Figure 3. Bayesian network relating gene–metabolite interactions to metabolomic and transcriptomic data and to metabolite class.

(A) Overview of Bayesian integration procedure. Transcript and metabolite data were used to compute correlations between genes and metabolites over time under different experimental conditions. These correlations, along with a set of positive and negative examples obtained from KEGG, were used to train a Bayesian network. (B) Structure of the Bayesian network. This four-node network states that the variables corresponding to gene–metabolite correlations observed under either nitrogen or carbon starvation depend on the class of the metabolite involved, and whether or not a functional relationship between the gene and metabolite exists. The rounded boxes by each node represent the possible values that the nodes can take. (C) Conditional probability distributions learned from the experimental data. The parameters of the Bayesian network were computed from the experimental data and the set of positive and negative examples of gene–metabolite functional interactions. The light gray line gives the probability (y-axis) that, given no functional relationship, one would observe a given correlation (x-axis); the dark gray line gives the corresponding probability if given a true functional relationship instead. (D) Conditional probability distributions represented as log-odds scores. The sign of the bar corresponds to whether observing a certain strength and direction of correlation is more likely for a true functional relationship (positive) or for no functional relationship (negative), while the magnitude of the bar corresponds to how much more likely this is.
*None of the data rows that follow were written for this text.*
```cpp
struct FusedArgs {
  FusedNet net[2];
  const float *logstd;
  int64_t off_logstd;
  __bf16 *xb;
  float *srow;
  const float *states, *actions, *old_logp, *adv, *vtarget;
  const int32_t *rows;
  const int32_t *rows_n;
  const uint4 *rec;
  int64_t n_rec;
  bool direct;
  bool pack_w;
  int b, din, act_dim, act, hidden;
  float omv;
  LossCoef coef;
  float *slabs;
  int64_t slab_stride;
  float *loss_part;
  int G;
  uint64_t *stamps;
};
int fused_prep_launch(const FusedArgs &q, const TimRec &rec, hipStream_t st);
int fused_update_launch(const FusedArgs &q, const TimRec &rec, hipStream_t st);
bool fused_width_ok(int hidden);
int fused_sched(int act);

}
```

### mujoco_reinforcement_learning_amd/csrc/fused_update.hip

```cpp
#include <cstdio>
#include <cstdlib>
#include <type_traits>

#include "adam_elem.h"
#include "fused_common.h"
#include "gae_pipe.h"

namespace ppo {

using namespace fu;

__device__ __forceinline__ uint16_t bf16_bits(float x) { return static_cast<uint16_t>(pack2(x, 0.f) & 0xffffu); }

__global__ __launch_bounds__(256) void fused_prep_kernel(FusedArgs q, int row_blocks) {
  const int tid = threadIdx.x;
  if (static_cast<int>(blockIdx.x) < row_blocks && q.rec) {
    const int j = static_cast<int>((static_cast<int64_t>(blockIdx.x) * 256 + tid) >> 3);
    const int u = tid & 7;
    if (j >= q.b) return;
    const int count = q.rows_n ? *q.rows_n : q.b;
    uint4 v = make_uint4(0u, 0u, 0u, 0u);
    if (j < count) {
      const int64_t sr = q.rows[j];
      if (sr >= 0 && sr < q.n_rec) v = q.rec[sr * (kRecordBytes / 16) + u];
// ... 111 lines not shown
      s[k] = k < A ? act[b][k] : (k == A ? lp[b] : (k == A + 1 ? ad : (k == A + 2 ? vt : 0.f)));
    uint4 *d = rec + row * (kRecordBytes / 16);
#pragma unroll
    for (int u = 0; u < kFusedKX / 8; ++u)
      d[u] = make_uint4(pack2(x[b][8 * u], x[b][8 * u + 1]), pack2(x[b][8 * u + 2], x[b][8 * u + 3]),
                        pack2(x[b][8 * u + 4], x[b][8 * u + 5]), pack2(x[b][8 * u + 6], x[b][8 * u + 7]));
#pragma unroll
    for (int u = 0; u < kFusedSP / 4; ++u)
      d[kFusedKX / 8 + u] = make_uint4(__float_as_uint(s[4 * u]), __float_as_uint(s[4 * u + 1]),
                                       __float_as_uint(s[4 * u + 2]), __float_as_uint(s[4 * u + 3]));
  }
};

template <typename RT, int EB, int KMAX>
__global__ __launch_bounds__(EB * 16) void gae_records_kernel(GaeRecordArgs g) {
  RecordEmit em;
  em.states = g.states;
  em.actions = g.actions;
  em.old_logp = g.old_logp;
  em.rec = g.rec;
  em.din = g.din;
  em.A = g.act_dim;
  gae_pipe_body<RT, EB, KMAX>(g.value, g.next_value, static_cast<const RT *>(g.reward), g.done,
                              g.term, g.force_last, g.n, g.t_len, g.gamma_f, g.lg_f, g.adv,
                              g.vtarget, em);
}
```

Figure 4. Precision-recall curve (PRC) showing the superior performance of context-sensitive Bayesian integration (dark gray line), as compared to overall strength of gene–metabolite concentration correlation (light gray line), for identifying gene–metabolite functional interactions from transcriptomic and metabolomic data.

Recall, or fraction of known positives predicted by the system, is plotted on the X-axis (log scale); precision, or fraction of predictions that are in the training set, is plotted on the Y axis. The Bayesian integration PRC shows greater area under the curve than the correlation PRC, especially in the left-most, highest-confidence regime.

Figure 5. Example of gene regulating the glycolytic–gluconeogenic switch (VID24) that we identified as interacting with the key glycolytic metabolite fructose-1,6-bisphosphate (FBP).

(A) Schematic of reactions involving FBP and VID24. The conversion of FBP to hexose phosphate is catalyzed by fructose-1,6-bisphosphatase (FBP1). Vid24p destroys this enzyme by targeting it to the vacuole for destruction. (B) Scatterplot showing the relationship between VID24 and FBP abundances over carbon starvation (“carbon” in the legend) and nitrogen starvation (“nitrogen” in the legend). As in Figure 2, lines represent linear best-fit curves, calculated separately for each condition (solid lines) or over both conditions (dashed line). VID24 and FBP are inversely correlated under carbon starvation (light gray), but positively correlated under nitrogen starvation (dark gray), as anticipated for a gene interacting with a glycolytic metabolite. VID24 was in the top 3% of predictions made for FBP.